» **What to produce**: In the entries below, find the line with "void zero_next_bank(const NextBank&" and the line with "pair_round2_kernel(const Pair2* __restrict__". Return those two lines and all lines between them, exactly.

(Stored data entries)

·····

diff --git a/nanorepeat_b200/csrc/nr_launch_ladder.cu b/nanorepeat_b200/csrc/nr_launch_ladder.cu
--- a/nanorepeat_b200/csrc/nr_launch_ladder.cu
+++ b/nanorepeat_b200/csrc/nr_launch_ladder.cu
@@ -3,7 +3,8 @@
 namespace nrl {
 cudaError_t launch_ladder(bool flag, int blocks, int threads, size_t smem, cudaStream_t st, const nr::LadderTask* tasks,
                           const nr::RestArgs& ra, const int* n_order_dev, const uint32_t* qpool, const uint32_t* pool,
-                          const nr::LadderRegion* regs, const nr::ScoreW& k, int* counter, int stride, int4* out, int4* sel) {
+                          const nr::LadderRegion* regs, const nr::ScoreW& k, int* counter, int stride, int4* out, int4* sel,
+                          bool pdl) {
     static std::mutex mu;
     static bool done[2] = {false, false};
     {
@@ -11,8 +12,7 @@
         cudaError_t e = flag ? prepare(nr::ladder_kernel<true, true>, done[1]) : prepare(nr::ladder_kernel<true, false>, done[0]);
         if (e != cudaSuccess) return e;
     }
-    if (flag) nr::ladder_kernel<true, true><<<blocks, threads, smem, st>>>(tasks, ra, n_order_dev, qpool, pool, regs, k, counter, stride, out, sel);
-    else nr::ladder_kernel<true, false><<<blocks, threads, smem, st>>>(tasks, ra, n_order_dev, qpool, pool, regs, k, counter, stride, out, sel);
-    return cudaGetLastError();
+    return launch_kernel(pdl, flag ? nr::ladder_kernel<true, true> : nr::ladder_kernel<true, false>, blocks, threads, smem, st, tasks, ra,
+                         n_order_dev, qpool, pool, regs, k, counter, stride, out, sel);
 }
 }
diff --git a/nanorepeat_b200/csrc/nr_launch_pair2.cu b/nanorepeat_b200/csrc/nr_launch_pair2.cu
--- a/nanorepeat_b200/csrc/nr_launch_pair2.cu
+++ b/nanorepeat_b200/csrc/nr_launch_pair2.cu
@@ -5,7 +5,7 @@
 cudaError_t launch_pair_round2(int blocks, int threads, size_t smem, cudaStream_t st, const nr::pr::Pair2* pairs,
                                const nr::pr::Deal& deal, const nr::Task* tasks, const nr::RestArgs& ra, const uint32_t* pool,
                                const nr::ScoreW& k, int* counter, int stride, int4* out, uint32_t* state,
-                               uint32_t* kept) {
+                               uint32_t* kept, const nr::pr::NextBank& nb, bool pdl) {
     static std::mutex mu;
     static bool done = false;
     {
@@ -13,7 +13,7 @@
         cudaError_t e = prepare(nr::pr::pair_round2_kernel, done);
         if (e != cudaSuccess) return e;
     }
-    nr::pr::pair_round2_kernel<<<blocks, threads, smem, st>>>(pairs, deal, tasks, ra, pool, k, counter, stride, out, state, kept);
-    return cudaGetLastError();
+    return launch_kernel(pdl, nr::pr::pair_round2_kernel, blocks, threads, smem, st, pairs, deal, tasks, ra, pool, k, counter, stride,
+                         out, state, kept, nb);
 }
 }
diff --git a/nanorepeat_b200/csrc/nr_launch_pair3.cu b/nanorepeat_b200/csrc/nr_launch_pair3.cu
--- a/nanorepeat_b200/csrc/nr_launch_pair3.cu
+++ b/nanorepeat_b200/csrc/nr_launch_pair3.cu
@@ -6,7 +6,7 @@
                                const nr::pr::Deal& deal, const nr::LadderTask* tasks, const nr::RestArgs& ra,
                                const uint32_t* qpool, const uint32_t* pool, const nr::LadderRegion* regs, const nr::ScoreW& k,
                                int* counter, int stride, uint2* prung, int4* out, int4* sel, int* redo_count, int32_t* redo,
-                               const uint32_t* qstate) {
+                               const uint32_t* qstate, const nr::pr::NextBank& nb, bool pdl) {
     static std::mutex mu;
     static bool done = false;
     {
@@ -14,8 +14,7 @@
         cudaError_t e = prepare(nr::pr::pair_ladder_kernel, done);
         if (e != cudaSuccess) return e;
     }
-    nr::pr::pair_ladder_kernel<<<blocks, threads, smem, st>>>(pairs, deal, tasks, ra, qpool, pool, regs, k, counter, stride, prung,
-                                                             out, sel, redo_count, redo, qstate);
-    return cudaGetLastError();
+    return launch_kernel(pdl, nr::pr::pair_ladder_kernel, blocks, threads, smem, st, pairs, deal, tasks, ra, qpool, pool, regs, k,
+                         counter, stride, prung, out, sel, redo_count, redo, qstate, nb);
 }
 }
diff --git a/nanorepeat_b200/csrc/nr_pair_kernels.cuh b/nanorepeat_b200/csrc/nr_pair_kernels.cuh
--- a/nanorepeat_b200/csrc/nr_pair_kernels.cuh
+++ b/nanorepeat_b200/csrc/nr_pair_kernels.cuh
@@ -444,6 +444,7 @@
                     if (x > 0xffffu) { st_hi = lane; raw_hi = 0; }
                     if (x & 0xffffu) { st_lo = lane; raw_lo = 0; }
                 }
+                grid_dep_wait();
                 slow_until(st, min(nsteps, ((mc + 32 + 15) >> 4) << 4), one, four);
             }
             if (MULTI) {
@@ -493,6 +494,17 @@
     d.static_pairs = n_pairs < room ? n_pairs : room;
     return d;
 }
+struct NextBank {
+    int* counters;
+    int* flags;
+    int n_flags;
+};
+__device__ __forceinline__ void zero_next_bank(const NextBank& nb) {
+    grid_dep_wait();
+    if (blockIdx.x == 0 && threadIdx.x < 32) nb.counters[threadIdx.x] = 0;
+    for (int i = (int)(blockIdx.x * blockDim.x + threadIdx.x); i < nb.n_flags; i += (int)(gridDim.x * blockDim.x)) nb.flags[i] = 0;
+}
+
 __device__ __forceinline__ int next_item(const Deal& dl, bool& first, int* counter) {
     if (dl.nb_long < 0) {
         const int n = dl.n_rest + dl.n_pairs;
@@ -502,6 +514,7 @@
             return i < n ? i : -1;
         }
         int i = 0;
+        grid_dep_wait();
         if ((threadIdx.x & 31) == 0) i = atomicAdd(counter, 1);
         i = __shfl_sync(kFull, i, 0) + (blockDim.x >> 5) * (int)gridDim.x;
         return i < n ? i : -1;
@@ -518,6 +531,7 @@
         }
     }
     int d = 0;
+    grid_dep_wait();
     if ((threadIdx.x & 31) == 0) d = atomicAdd(counter, 1);
     d = __shfl_sync(kFull, d, 0);
     const int rest_left = dl.n_rest - dl.static_rest;
@@ -547,6 +561,7 @@
     sw.check_col = pt.check_col; sw.period = pt.period;
     sw.kept_io = kept + (size_t)((blockIdx.x * (blockDim.x >> 5) + (threadIdx.x >> 5)) * 128);
     sw.run(one, four, 0);
+    grid_dep_wait();
     if (sw.exit_st >= 0 && lane == 0) {
         const unsigned long long cols32 = 32ull * (unsigned)ta.t_len - (32ull * (unsigned)sw.exit_st - 496ull);
         atomicAdd(&skipped[0], (unsigned long long)R * cols32);
@@ -654,16 +669,18 @@
 __global__ void __launch_bounds__(32 * kWarpsPerBlock, 1)
 pair_round2_kernel(const Pair2* __restrict__ pairs, Deal dl, const Task* __restrict__ tasks, RestArgs ra,
                    const uint32_t* __restrict__ pool, ScoreW scw, int* counter, int smem_stride, int4* out, u32* state,
-                   u32* kept) {
+                   u32* kept, NextBank nb) {
     extern __shared__ uint4 psmem[];
     const ScoreView<true> sc(scw);
     const int lane = threadIdx.x & 31, warp = threadIdx.x >> 5;
     uint4* prof = psmem + warp * smem_stride;
+    grid_dep_trigger();
     bool first = true;
     for (;;) {
         const int i = next_item(dl, first, counter);
         if (i < 0) break;
         if (i < ra.n_order) {
+            grid_dep_wait();
             const int e = ra.order[i];
             if (e & kPairEntry) {
                 const Pair2 mp = pairs[(e & ~kPairEntry) >> kCodeBits];
@@ -680,6 +697,7 @@
         pair2_dispatch<kMinR>(pair_rows(q), pt, tasks, pool, prof, lane, (u32)sc.one, sc.four, out, state,
                               reinterpret_cast<unsigned long long*>(counter + kExitSlot), kept);
     }
+    zero_next_bank(nb);
 }
 #endif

·····

» **Written answer**:
+__device__ __forceinline__ void zero_next_bank(const NextBank& nb) {
+    grid_dep_wait();
+    if (blockIdx.x == 0 && threadIdx.x < 32) nb.counters[threadIdx.x] = 0;
+    for (int i = (int)(blockIdx.x * blockDim.x + threadIdx.x); i < nb.n_flags; i += (int)(gridDim.x * blockDim.x)) nb.flags[i] = 0;
+}
+
 __device__ __forceinline__ int next_item(const Deal& dl, bool& first, int* counter) {
     if (dl.nb_long < 0) {
         const int n = dl.n_rest + dl.n_pairs;
@@ -502,6 +514,7 @@
             return i < n ? i : -1;
         }
         int i = 0;
+        grid_dep_wait();
         if ((threadIdx.x & 31) == 0) i = atomicAdd(counter, 1);
         i = __shfl_sync(kFull, i, 0) + (blockDim.x >> 5) * (int)gridDim.x;
         return i < n ? i : -1;
@@ -518,6 +531,7 @@
         }
     }
     int d = 0;
+    grid_dep_wait();
     if ((threadIdx.x & 31) == 0) d = atomicAdd(counter, 1);
     d = __shfl_sync(kFull, d, 0);
     const int rest_left = dl.n_rest - dl.static_rest;
@@ -547,6 +561,7 @@
     sw.check_col = pt.check_col; sw.period = pt.period;
     sw.kept_io = kept + (size_t)((blockIdx.x * (blockDim.x >> 5) + (threadIdx.x >> 5)) * 128);
     sw.run(one, four, 0);
+    grid_dep_wait();
     if (sw.exit_st >= 0 && lane == 0) {
         const unsigned long long cols32 = 32ull * (unsigned)ta.t_len - (32ull * (unsigned)sw.exit_st - 496ull);
         atomicAdd(&skipped[0], (unsigned long long)R * cols32);
@@ -654,16 +669,18 @@
 __global__ void __launch_bounds__(32 * kWarpsPerBlock, 1)
 pair_round2_kernel(const Pair2* __restrict__ pairs, Deal dl, const Task* __restrict__ tasks, RestArgs ra,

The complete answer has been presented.